At the optimal conditions estimated by the ANN model [30°C, 2.9 mL/L/H methanol constant
flow-rate and 6% (v/v) DMSO], the carbon source levels as well as the biomass levels
and the number of viable/depolarized cells were analyzed, as depicted in Fig. 6. In what concerns to the P. pastoris growth, a marked increase in OD
₆₀₀
was detected between the end of the batch phase and the fed-batch growth of glycerol
and it keeps increasing until the end of the induction phase with a value near 123
units of OD
₆₀₀
. The methanol and glycerol levels were quantified using a HPLC with refractive index
detection and it was verified that the glycerol concentration also increases during
the fed-batch glycerol phase, despite the higher accumulation of biomass during this
stage. On the other hand, a low consumption of methanol was verified between the second
and the third hours of the glycerol fed-batch phase since we consider that the consumption
of glycerol is preferred over the methanol. On the other hand, at the end of the induction
phase, almost no methanol was detected since P. pastoris cells are oxidizing it all, what can be indicating that the AOX promoter is highly
active. Finally, the flow cytometry analysis led us to conclude that the changes introduced
at the second hour of the glycerol fed-batch phase (namely the shift to the induction
temperature, the addition of DMSO and the initiation of the methanol flow-rate) did
not altered significantly the number of viable cells (94.8% compared to 95.4%) in
culture. Furthermore, at the end of the induction phase, approximately 90% of viable
cells were obtained, a value that is acceptable and is in accordance with P. pastoris bioprocesses that include the AOX promoter with a 12 h induction period 39].

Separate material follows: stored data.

# mueller-franzes/medfusion

Hardware: AMD Instinct MI355X
Metric: images/sec at 256x256, 150 DDIM steps (DiffusionPipeline.sample incl. VAE decode) (higher is better)
Workload: dtype f32 (emulated: fp16 pairs -- 23-bit operands, and 23-bit STORAGE of the tensors between the UNet's conv blocks: they exist as fp16 pairs only)

## Files before the change

medfusion_amd/csrc/groupnorm.hip:

```cpp
#include "common.h"
#include <stdlib.h>
#include "gn_partial.h"

using namespace mf;

namespace {

__global__ __launch_bounds__(256) void gn_stats_final_kernel(const double* __restrict__ partial, float* __restrict__ stats, int NG, int G, int chunks,
                                                              double count, float eps) {
  const int t = blockIdx.x * blockDim.x + threadIdx.x;
  const int i = t >> 4, l = t & 15;
  double s = 0, q = 0;
  if (i < NG) {
    const int n = i / G, g = i - n * G;
    for (int c = l; c < chunks; c += 16) {
      const double* p = partial + (((long)n * chunks + c) * G + g) * 2;
      s += p[0]; q += p[1];
    }
  }
#pragma unroll
  for (int off = 8; off > 0; off >>= 1) {
    s += __shfl_xor(s, off, 64);
    q += __shfl_xor(q, off, 64);
  }
// ... 110 lines not shown
    *reinterpret_cast<float4*>(out + i * 4) = make_float4(e[0], e[1], e[2], e[3]);
    store_split4(sp.outs, i * 4, e[0], e[1], e[2], e[3], sc);
  }
}

struct GnChan {
  float mean[4], rstd[4], ga[4], be[4];
  float4 em;
};

__device__ __forceinline__ GnChan gn_chan_consts(const float* sm, const float* __restrict__ gamma, const float* __restrict__ beta,
                                                 const float* __restrict__ emb_row, int c, int cpg) {
  GnChan k;
  if (cpg % 4 == 0) {
    const int g = c / cpg;
#pragma unroll
    for (int i = 0; i < 4; ++i) { k.mean[i] = sm[2 * g]; k.rstd[i] = sm[2 * g + 1]; }
  } else {
#pragma unroll
    for (int i = 0; i < 4; ++i) { const int g = (c + i) / cpg; k.mean[i] = sm[2 * g]; k.rstd[i] = sm[2 * g + 1]; }
  }
  if (gamma) {
    const float4 ga = *reinterpret_cast<const float4*>(gamma + c), be = *reinterpret_cast<const float4*>(beta + c);
    k.ga[0] = ga.x; k.ga[1] = ga.y; k.ga[2] = ga.z; k.ga[3] = ga.w;
    k.be[0] = be.x; k.be[1] = be.y; k.be[2] = be.z; k.be[3] = be.w;
  } else {
#pragma unroll
    for (int i = 0; i < 4; ++i) { k.ga[i] = 1.f; k.be[i] = 0.f; }
  }
  k.em = emb_row ? *reinterpret_cast<const float4*>(emb_row + c) : make_float4(0.f, 0.f, 0.f, 0.f);
  return k;
}

template <bool SPLIT, int U>
__global__ __launch_bounds__(256) void gn_apply_part_kernel(const float* __restrict__ x, const double* __restrict__ partial, int parts, double count, float eps,
                                                            const float* __restrict__ gamma, const float* __restrict__ beta,
                                                            const float* __restrict__ residual, const float* __restrict__ emb, long emb_stride,
                                                            float* __restrict__ out, int HW, int C, int G, int act, const GnSplit sp) {
  __shared__ float sm[2 * 256 + 4];
  __shared__ double sd[2 * 256];
  const int n = blockIdx.y, tid = threadIdx.x;
  const int C4 = C >> 2, cpg = C / G;
  const unsigned per4 = (unsigned)HW * (unsigned)C4;
  const long base = (long)n * per4;
  constexpr unsigned SPAN = 256u * U;
  const unsigned step = gridDim.x * SPAN;
  const bool res_p = SPLIT && sp.res_pairs != nullptr;
  const bool res_f = !res_p && residual != nullptr;
  const bool fixed_c = (256 % C4) == 0;
  const float* emb_row = emb ? emb + (long)n * emb_stride : nullptr;

  float4 v[U], r[U];
  uint2 rh[U], rl[U];
  unsigned jw = blockIdx.x * SPAN;
#define GN_LOAD_ROUND()                                                                                                  \
  _Pragma("unroll") for (int u = 0; u < U; ++u) {                                                                        \
    const unsigned j = jw + 256u * u + tid;                                                                              \
    if (j < per4) {                                                                                                      \
      v[u] = *reinterpret_cast<const float4*>(x + (base + j) * 4);                                                       \
      if (res_p) {                                                                                                       \
        const long e = (base + j) * 4;                                                                                   \
        const uint2* g_ = reinterpret_cast<const uint2*>(reinterpret_cast<const char*>(sp.res_pairs) + (e >> 3) * 32 + ((e >> 2) & 1) * 8); \
        rh[u] = g_[0]; rl[u] = g_[2];                            \
      } else if (res_f) r[u] = *reinterpret_cast<const float4*>(residual + (base + j) * 4);                              \
    }                                                                                                                    \
  }
// ... 37 lines not shown
  }
  GnChan kc = gn_chan_consts(sm, gamma, beta, emb_row, fixed_c ? (tid % C4) * 4 : 0, cpg);

  while (jw < per4) {
#pragma unroll
    for (int u = 0; u < U; ++u) {
      const unsigned j = jw + 256u * u + tid;
      if (j < per4) {
        if (!fixed_c) kc = gn_chan_consts(sm, gamma, beta, emb_row, (int)(j % (unsigned)C4) * 4, cpg);
        float e[4] = {v[u].x, v[u].y, v[u].z, v[u].w};
#pragma unroll
        for (int k = 0; k < 4; ++k) {
          float t = (e[k] - kc.mean[k]) * kc.rstd[k];
          if (gamma) t = t * kc.ga[k] + kc.be[k];
          if (act == 1) t = swish_apply(t);
          e[k] = t;
        }
        if (res_p) {
          const sf_f16x2 h0 = __builtin_bit_cast(sf_f16x2, rh[u].x), h1 = __builtin_bit_cast(sf_f16x2, rh[u].y),
                         l0 = __builtin_bit_cast(sf_f16x2, rl[u].x), l1 = __builtin_bit_cast(sf_f16x2, rl[u].y);
          e[0] += ((float)h0[0] + (float)l0[0] * kLoInv) * rsc; e[1] += ((float)h0[1] + (float)l0[1] * kLoInv) * rsc;
          e[2] += ((float)h1[0] + (float)l1[0] * kLoInv) * rsc; e[3] += ((float)h1[1] + (float)l1[1] * kLoInv) * rsc;
        } else if (res_f) { e[0] += r[u].x; e[1] += r[u].y; e[2] += r[u].z; e[3] += r[u].w; }
        if (emb) { e[0] += kc.em.x; e[1] += kc.em.y; e[2] += kc.em.z; e[3] += kc.em.w; }
        if (!SPLIT || out) *reinterpret_cast<float4*>(out + (base + j) * 4) = make_float4(e[0], e[1], e[2], e[3]);
        if (SPLIT) store_split4<false>(sp.outs, (base + j) * 4, e[0], e[1], e[2], e[3], sc);
      }
    }
    jw += step;
    if (jw < per4) GN_LOAD_ROUND()
  }
#undef GN_LOAD_ROUND
}
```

Fig. 6. Time course analysis of biomass levels, carbon sources concentrations and number of
healthy P. pastoris cells at different stages of the optimal point estimated by the ANN model [30°C,
2.9 mL/L/H methanol constant flow-rate and 6% (v/v) DMSO]. a Biomass levels measured by spectrophotometric determination at 600 nm and methanol
and glycerol levels measurements by HPLC with RID; (each value represents the mean
of three independent samples). b Dot plots of green fluorescence of cells (BOX, x-axis) plotted against red fluorescence
(PI, y-axis) obtained with cell samples taken at different stages of the optimum point
retrieved from the ANN modelling. Three main subpopulations of cells can be distinguished
corresponding to: healthy cells, no staining; cells with depolarized membranes, stained
with BOX; and cells with permeabilized membranes, stained with PI. A total of 10,000
events were collected for these analysis. The variation on the percentage of healthy
cells at different stages of the bioprocess is depicted in the graph. Each experiment was conducted in duplicate.

To our best knowledge, this is the first systematic study where the interaction between
two commonly studied operational parameters (induction temperature and methanol flow
rate) and the addition of chemical chaperones (specifically the DMSO) are successfully
reported to optimize MP expression by P. pastoris bioprocesses using ANN modeling.